User → Agent → Output
Use for: Most tasks. Seriously — most tasks don't need multiple agents. When to upgrade: When a single agent demonstrably can't handle the task due to conflicting roles, context limits, or tool count explosion.
User → Router Agent → [Specialist A | Specialist B | Specialist C] → Output
Use for: Tasks with clearly distinct categories (e.g., "code question" vs. "documentation question" vs. "deployment question"). Key design: Router must have clear routing criteria. If routing is ambiguous, the pattern breaks.
User → Agent A → Agent B → Agent C → Output
Use for: Multi-step processes where each step transforms the input (e.g., extract → analyze → summarize). Key design: Define the data contract between each step. Agent B should not need to know how Agent A works.
User → Supervisor → [Worker A, Worker B, Worker C] → Supervisor → Output
Use for: Complex tasks that can be parallelized (e.g., research multiple topics simultaneously). Key design: Supervisor must be able to evaluate worker output and retry/redirect if quality is insufficient.
User → Generator Agent → Evaluator Agent → (if quality < threshold) → Generator Agent (retry) → Output
Use for: Tasks where output quality is critical and evaluatable (e.g., code generation, content creation). Key design: Evaluator must have clear quality criteria. Max retry count is mandatory.
User → Orchestrator → [Manager A → [Worker A1, A2], Manager B → [Worker B1, B2]] → Output
Use for: Large-scale systems with distinct domains and sub-tasks. Key design: Each level should have clear authority boundaries. Over-design risk is highest here.
When agents communicate, define the handoff explicitly:
Handoff contract:
From: [Agent A name and role]
To: [Agent B name and role]
Payload:
- task_description: string (what Agent B should do)
- context: object (relevant information from Agent A's work)
- constraints: object (time limits, quality requirements, scope boundaries)
- expected_output: schema (what Agent A expects back)
Failure protocol:
- On timeout: [retry | escalate | use default]
- On quality failure: [retry with feedback | escalate | fail gracefully]
Multi-agent systems multiply costs and latency:
| Metric | Single Agent | 3-Agent Pipeline | 5-Agent System |
|---|---|---|---|
| Latency | 1x | 3x (sequential) | 3-5x |
| Cost | 1x | 2-4x (context duplication) | 5-10x |
| Failure rate | p | 1-(1-p)³ | 1-(1-p)⁵ |
| Debug difficulty | Low | Medium | High |
Rule of thumb: Every additional agent should provide value that exceeds its cost in latency, money, and complexity. If you can't articulate the specific value, don't add the agent.
- The committee: 5 agents debating when 1 agent with a good prompt would suffice. Start with one.
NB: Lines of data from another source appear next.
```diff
@@ -1749,6 +2004,8 @@
             } else if (pl.strict) {
                 if (pl.wdog) hipLaunchKernelGGL((k_sgns_train_locked<DCH, true, BIG, false, false, true>), g, b, 0, st, p);
                 else hipLaunchKernelGGL((k_sgns_train_locked<DCH, true, BIG, false, false>), g, b, 0, st, p);
+            } else if (pl.tile) {
+                if constexpr (DCH <= 2 && !BIG) hipLaunchKernelGGL((k_sgns_train_locked_tile<DCH>), g, b, 0, st, p);
             } else {
                 if (pl.wdog) hipLaunchKernelGGL((k_sgns_train_locked<DCH, false, BIG, false, false, true>), g, b, 0, st, p);
                 else hipLaunchKernelGGL((k_sgns_train_locked<DCH, false, BIG, false, false>), g, b, 0, st, p);
diff --git a/embedding_amd/csrc/sgns_plan.h b/embedding_amd/csrc/sgns_plan.h
--- a/embedding_amd/csrc/sgns_plan.h
+++ b/embedding_amd/csrc/sgns_plan.h
@@ -18,6 +18,9 @@
 #endif
 #ifndef DGE_HOTMIX_WAVES
 #define DGE_HOTMIX_WAVES 3
+#endif
+#ifndef LK_CHUNK
+#define LK_CHUNK 10
 #endif
 #ifndef DGE_HS_WAVES
 #define DGE_HS_WAVES 3
@@ -154,6 +157,7 @@
     uint64_t wd_ticks = 0;
     bool runs_off = false;
     bool walk_counter = false;
+    bool tile = false;
     char error[512] = "";
 
     int reported_policy() const {
@@ -371,6 +375,8 @@
         P.wd_ticks = (!forced_locks || knob[DGE_TUNE_WATCHDOG_MS] == 0) ? 0ull : (uint64_t)(budget_s * 1e8);
     }
     P.wdog = P.form == TrainForm::Locked && !P.hotmix && P.wd_ticks != 0;
+    P.tile = P.form == TrainForm::Locked && !P.strict && !P.hotmix && !part && !P.wdog && !big && s.stride <= 128 && L <= 64 && cfg.negative <= LK_CHUNK &&
+             P.walk_counter && workers >= 4 && workers % 4 == 0;
     if (small && P.form == TrainForm::Atomics && (workers > 1 || knob[DGE_TUNE_SMALL_ROWS] > 0)) {
         P.form = TrainForm::SmallRows;
         P.threads = 256u; P.blocks = (unsigned)((workers * 32 + 255) / 256);
diff --git a/embedding_amd/engine.py b/embedding_amd/engine.py
--- a/embedding_amd/engine.py
+++ b/embedding_amd/engine.py
@@ -530,7 +530,9 @@
     def schedule(self):
         pol, w, hot = C.c_int32(0), C.c_int64(0), C.c_int32(0)
         check(lib.dge_model_schedule(self._h, C.byref(pol), C.byref(w), C.byref(hot)))
-        return {"update_policy": pol.value, "workers": w.value, "hot_rows": hot.value}
+        tile = C.c_int32(0)
+        check(lib.dge_model_schedule_tile(self._h, C.byref(tile)))
+        return {"update_policy": pol.value, "workers": w.value, "hot_rows": hot.value, "tile": tile.value}
 
     def lock_stats(self):
         a, b, c = C.c_int64(0), C.c_int64(0), C.c_int64(0)
diff --git a/include/dge.h b/include/dge.h
--- a/include/dge.h
+++ b/include/dge.h
@@ -147,6 +147,7 @@
                               int32_t* arrays_moved);
 int  dge_model_placement_search(const dge_model* m, int32_t* runs, double* ms_before, double* ms_after, int32_t* arrays_moved);
 int  dge_model_schedule(const dge_model* m, int32_t* update_policy, int64_t* workers, int32_t* hot_rows);
+int  dge_model_schedule_tile(const dge_model* m, int32_t* tile);
 int  dge_model_kernel(const dge_model* m, char* buf, int32_t cap);
 int  dge_model_lock_stats(const dge_model* m, int64_t* pairs_put_back, int64_t* rounds_short, int64_t* rounds);
 int  dge_host_sync_count(int64_t* n);
```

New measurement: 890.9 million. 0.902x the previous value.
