@@ -959,10 +969,12 @@
   return GB25_OK;
 }
 gb25_status compute_p_impl(gb25_model* m, int i_first = INT_MIN, int i_last = INT_MIN, int i_first_b = 0,
-                           int i_last_b = -1, bool may_skip_p = false, int j_first = INT_MIN, int j_last = INT_MIN) {
+                           int i_last_b = -1, bool may_skip_p = false, int j_first = INT_MIN, int j_last = INT_MIN, bool early = false) {
   const Grid& g = m->g;
-  const real *Tsrc = m->f[GB25_T].d, *Ssrc = m->f[GB25_S].d;
-  real *dpx_out = m->dpx.d, *dpy_out = m->dpy.d;
+  const real *Tsrc = early ? m->ahead[0].d : m->f[GB25_T].d, *Ssrc = early ? m->ahead[1].d : m->f[GB25_S].d;
+  real *dpx_out = early ? m->dp_next[0].d : m->dpx.d, *dpy_out = early ? m->dp_next[1].d : m->dpy.d;
+  if (early && (m->pressure_bits != 64 || !may_skip_p || m->phy_pinned || !dpx_out || !dpy_out))
+    return fail(m, GB25_ERR_STATE, "internal: an early pressure launch that would store pHY' or has no arrays");
   if (m->pressure_bits == 32) {
     Timed t(m, GB25_K_COMPUTE_P);
     dim3 b(64, 4);
@@ -978,7 +990,7 @@
   }
   real* n2 = nullptr;
   const bool write_p = !may_skip_p || m->phy_pinned;
-  m->phy_stale = !write_p;
+  if (!early) m->phy_stale = !write_p;
   if (i_first == INT_MIN) {
     i_first = -g.H + 1;
     i_last = g.Nx + g.H - 2;
@@ -1006,6 +1018,10 @@
     auto kern = write_p ? k_compute_p<1, true> : k_compute_p<1, false>;
     hipLaunchKernelGGL(kern, gr, b, 0, m->stream, g, Tsrc, Ssrc, m->f[GB25_PHY].d, dpx_out, dpy_out, i_first, i_last,
                        i_first_b, i_last_b, tiles_a, n2, j_first, j_last);
+  } else if (early && m->early_p_blocks > 0) {
+    const int tiles_x = tiles_a + tiles_b, ntiles = tiles_x * ((nrow + PR * 4 - 1) / (PR * 4));
+    hipLaunchKernelGGL((k_compute_p_walk<PR, false>), dim3(m->early_p_blocks), b, 0, m->stream, g, Tsrc, Ssrc, m->f[GB25_PHY].d, dpx_out,
+                       dpy_out, i_first, i_last, i_first_b, i_last_b, tiles_a, j_first, j_last, tiles_x, ntiles);
   } else {
     dim3 gr(tiles_a + tiles_b, (nrow + PR * 4 - 1) / (PR * 4));
     auto kern = write_p ? k_compute_p<PR, true> : k_compute_p<PR, false>;
@@ -1954,7 +1970,7 @@
   return GB25_OK;
 }
 
-gb25_status time_step_impl(gb25_model* m, int euler, bool more = false) {
+gb25_status time_step_impl(gb25_model* m, int euler, bool more = false, bool another_follows = false) {
   gb25_status s;
   const double dt = m->last_dt;
   struct Composite {
@@ -1989,13 +2005,19 @@
   HIPCHK(hipEventRecord(m->ev_fork, main));
   HIPCHK(hipStreamWaitEvent(side, early_fork ? m->ev_tend : m->ev_fork, 0));
   const bool complete = m->valid.take_complete_fill();
+  const bool p_early = m->valid.take_early_pressure((real)dt, chi);
   {
     OnStream on(m, side);
     if ((s = ab2_tracers_impl(m, (real)dt, chi))) return s;
     if ((complete || !(ts_adopted && m->ahead_ts_folded)) && (s = fill_halos_impl(m, true, false, 1, 2))) return s;
     if (m->catke && m->catke_stale_e_halos && (s = fill_halos_impl(m, true, false, 1, 4))) return s;
     HIPCHK(hipEventRecord(m->ev_ts, side));
-    if ((s = compute_p_impl(m, INT_MIN, INT_MIN, 0, -1, true))) return s;
+    if (p_early) {
+      std::swap(m->dpx.d, m->dp_next[0].d);
+      std::swap(m->dpy.d, m->dp_next[1].d);
+      m->phy_stale = true;
+      m->early_p_adopted += 1;
+    } else if ((s = compute_p_impl(m, INT_MIN, INT_MIN, 0, -1, true))) return s;
     if (adopted && (s = fill_halos_2d(m, hG))) return s;
   }
   HIPCHK(hipEventRecord(m->ev_join, side));
@@ -2065,6 +2087,19 @@
   if (tracers_first) {
     HIPCHK(hipStreamWaitEvent(main, m->ev_ts, 0));
     if ((s = tracers_impl(m))) return s;
+    if (m->early_pressure && another_follows && early_fork && !complete && m->valid.complete_fills_needed == 0 && m->ahead_ts_folded &&
+        m->valid.tracers_adoptable((real)m->last_dt, (real)m->cfg.chi) && corrector == Corrector::InConsumers && !m->slab &&
+        !m->immersed && !g.cv.on && m->pressure_bits == 64 && !m->phy_pinned) {
+      for (int q = 0; q < 2; q++)
+        if (!m->dp_next[q].d && (s = alloc_field(m, m->dp_next[q], m->dpx.nx, m->dpx.ny, m->dpx.nz))) return s;
+      HIPCHK(hipEventRecord(m->ev_trc, main));
+      HIPCHK(hipStreamWaitEvent(side, m->ev_trc, 0));
+      {
+        OnStream on(m, side);
+        if ((s = compute_p_impl(m, INT_MIN, INT_MIN, 0, -1, true, INT_MIN, INT_MIN, true))) return s;
+      }
+      m->valid.record_early_pressure();
+    }
   }
   HIPCHK(hipStreamWaitEvent(main, m->ev_join, 0));
   if ((s = momentum_impl(m))) return s;
@@ -2208,6 +2243,18 @@
     const int nbx = (m->Nx + 63) / 64, nby = (m->Ny + 3) / 4;
     if ((long)nbx * nby * std::max(1, cfg->Nz / 24) >= 4096) m->mom_chunk_levels = m->trc_chunk_levels = 24;
   }
+  if (const char* on = getenv("GB25_EARLY_PRESSURE")) {
+    if (strcmp(on, "0") != 0 && strcmp(on, "1") != 0)
+      return fail(m, GB25_ERR_INVALID_ARGUMENT, "GB25_EARLY_PRESSURE must be 0 or 1 (unset: the library's default)");
+    m->early_pressure = on[0] - '0';
+  }
+  if (const char* blocks = getenv("GB25_EARLY_P_BLOCKS")) {
+    char* end = nullptr;
+    const long G = strtol(blocks, &end, 10);
+    if (end == blocks || *end || G < 0 || G > 65535)
+      return fail(m, GB25_ERR_INVALID_ARGUMENT, "GB25_EARLY_P_BLOCKS must be a block count in 0 .. 65535 (0: the plain launch; unset: the library's default)");
+    m->early_p_blocks = (int)G;
+  }
   if (const char* rows = getenv("GB25_TRACER_ROWS")) {
     if (strcmp(rows, "1") != 0 && strcmp(rows, "2") != 0)
       return fail(m, GB25_ERR_INVALID_ARGUMENT, "GB25_TRACER_ROWS must be 1 or 2 (unset: the library's rule)");
@@ -2513,6 +2560,7 @@
   }
   if (id == GB25_PHY) {
     m->phy_pinned = true;
+    m->valid.pressure_pinned();
     if (m->phy_stale) {
       gb25_status s = compute_p_impl(m);
       if (s) return s;
@@ -3145,10 +3193,17 @@
     return GB25_OK;
   }
   for (int it = 0; it < n; it++)
-    if (gb25_status s = time_step_impl(m, 0, true)) return s;
+    if (gb25_status s = time_step_impl(m, 0, true, it + 1 < n)) return s;
   return materialize_uv(m);
 }
 
+gb25_status gb25_early_pressure_state(const gb25_model* m, int32_t* enabled, int32_t* blocks, int64_t* adopted_steps) {
+  if (!m) return GB25_ERR_INVALID_ARGUMENT;
+  if (enabled) *enabled = m->early_pressure;
+  if (blocks) *blocks = m->early_p_blocks;
+  if (adopted_steps) *adopted_steps = m->early_p_adopted;
+  return GB25_OK;
+}
 gb25_status gb25_lookahead_state(const gb25_model* m, int32_t* velocities_ready, int32_t* subcycle_adopted) {
   if (!m) return GB25_ERR_INVALID_ARGUMENT;
   if (velocities_ready) *velocities_ready = m->valid.velocities_ready(m->baro_ahead) ? 1 : 0;
diff --git a/gb-25_amd/csrc/kernels.hpp b/gb-25_amd/csrc/kernels.hpp
--- a/gb-25_amd/csrc/kernels.hpp
+++ b/gb-25_amd/csrc/kernels.hpp
@@ -333,18 +333,18 @@
 #define GB25_P_MINW 1
 #endif
 template <int PR_, bool WRITE_P>
-__global__ __launch_bounds__(256, GB25_P_MINW) void k_compute_p(Grid g, const real* __restrict__ T, const real* __restrict__ S,
-                                                   real* __restrict__ p, real* __restrict__ dpx,
-                                                   real* __restrict__ dpy, int i_first, int i_last, int i_first_b,
-                                                   int i_last_b, int tiles_a, real* __restrict__ n2, int j_first, int j_last) {
+__device__ __forceinline__ void compute_p_block(const Grid& g, const real* __restrict__ T, const real* __restrict__ S,
+                                                real* __restrict__ p, real* __restrict__ dpx, real* __restrict__ dpy, int i_first,
+                                                int i_last, int i_first_b, int i_last_b, int tiles_a, int j_first, int j_last,
+                                                const int bx, const int by) {
   const int lane = threadIdx.x;
-  const bool second = (int)blockIdx.x >= tiles_a;
+  const bool second = bx >= tiles_a;
   if (second) {
     i_first = i_first_b;
     i_last = i_last_b;
   }
-  const int i = i_first - 1 + ((int)blockIdx.x - (second ? tiles_a : 0)) * 63 + lane;
-  const int jb = j_first + (blockIdx.y * blockDim.y + threadIdx.y) * PR_;
+  const int i = i_first - 1 + (bx - (second ? tiles_a : 0)) * 63 + lane;
+  const int jb = j_first + (by * blockDim.y + threadIdx.y) * PR_;
   const int imax = i_last, jmax = j_last;
   if (jb > jmax) return;
   const int ic_ = min(i, g.Nx + g.H - 1);
@@ -381,6 +381,23 @@
       }
     }
   }
+}
+template <int PR_, bool WRITE_P>
+__global__ __launch_bounds__(256, GB25_P_MINW) void k_compute_p(Grid g, const real* __restrict__ T, const real* __restrict__ S,
+                                                   real* __restrict__ p, real* __restrict__ dpx,
+                                                   real* __restrict__ dpy, int i_first, int i_last, int i_first_b,
+                                                   int i_last_b, int tiles_a, real* __restrict__ n2, int j_first, int j_last) {
+  compute_p_block<PR_, WRITE_P>(g, T, S, p, dpx, dpy, i_first, i_last, i_first_b, i_last_b, tiles_a, j_first, j_last, (int)blockIdx.x,
+                                (int)blockIdx.y);
+}
+template <int PR_, bool WRITE_P>
+__global__ __launch_bounds__(256, GB25_P_MINW) void k_compute_p_walk(Grid g, const real* __restrict__ T, const real* __restrict__ S,
+                                                   real* __restrict__ p, real* __restrict__ dpx, real* __restrict__ dpy,
+                                                   int i_first, int i_last, int i_first_b, int i_last_b, int tiles_a,
+                                                   int j_first, int j_last, int tiles_x, int ntiles) {
+  for (int tile = blockIdx.x; tile < ntiles; tile += gridDim.x)
+    compute_p_block<PR_, WRITE_P>(g, T, S, p, dpx, dpy, i_first, i_last, i_first_b, i_last_b, tiles_a, j_first, j_last,
+                                  tile % tiles_x, tile / tiles_x);
 }
 template <bool WRITE_P>
 __global__ __launch_bounds__(256) void k_compute_p_tile(Grid g, const real* __restrict__ T, const real* __restrict__ S,
diff --git a/gb-25_amd/csrc/validity.hpp b/gb-25_amd/csrc/validity.hpp
--- a/gb-25_amd/csrc/validity.hpp
+++ b/gb-25_amd/csrc/validity.hpp
@@ -8,26 +8,30 @@
   bool tend_forkable = false;
   int complete_fills_needed = 2;
   bool ptr_exposed = false;
-  void void_lookaheads() { ahead_valid = ahead_uv_valid = ahead_baro_valid = false; }
-  void void_tracer_lookahead() { ahead_valid = false; }
+  bool early_p_valid = false;
+  void void_lookaheads() { ahead_valid = ahead_uv_valid = ahead_baro_valid = early_p_valid = false; }
+  void void_tracer_lookahead() { ahead_valid = early_p_valid = false; }
+  void pressure_pinned() { early_p_valid = false; }
   void void_velocity_lookaheads() { ahead_uv_valid = ahead_baro_valid = false; }
   void void_velocity_lookahead_alone() { ahead_uv_valid = false; }
   void void_subcycle_lookahead() { ahead_baro_valid = false; }
   void void_colsums() { colsum_valid = false; }
-  void complete_fills_owed() { complete_fills_needed = 2; }
+  void complete_fills_owed() { complete_fills_needed = 2; early_p_valid = false; }
   void option_changes() { void_lookaheads(); tend_forkable = false; }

- The game of telephone: Long chains where context degrades with each handoff. Keep chains short.
- The autonomous swarm: Agents that talk to each other without supervision. Always have a supervisor.
- The premature multi-agent: Building a multi-agent system before proving a single agent can't do it.
- The full-context handoff: Passing the entire context to every agent. Pass only what's needed.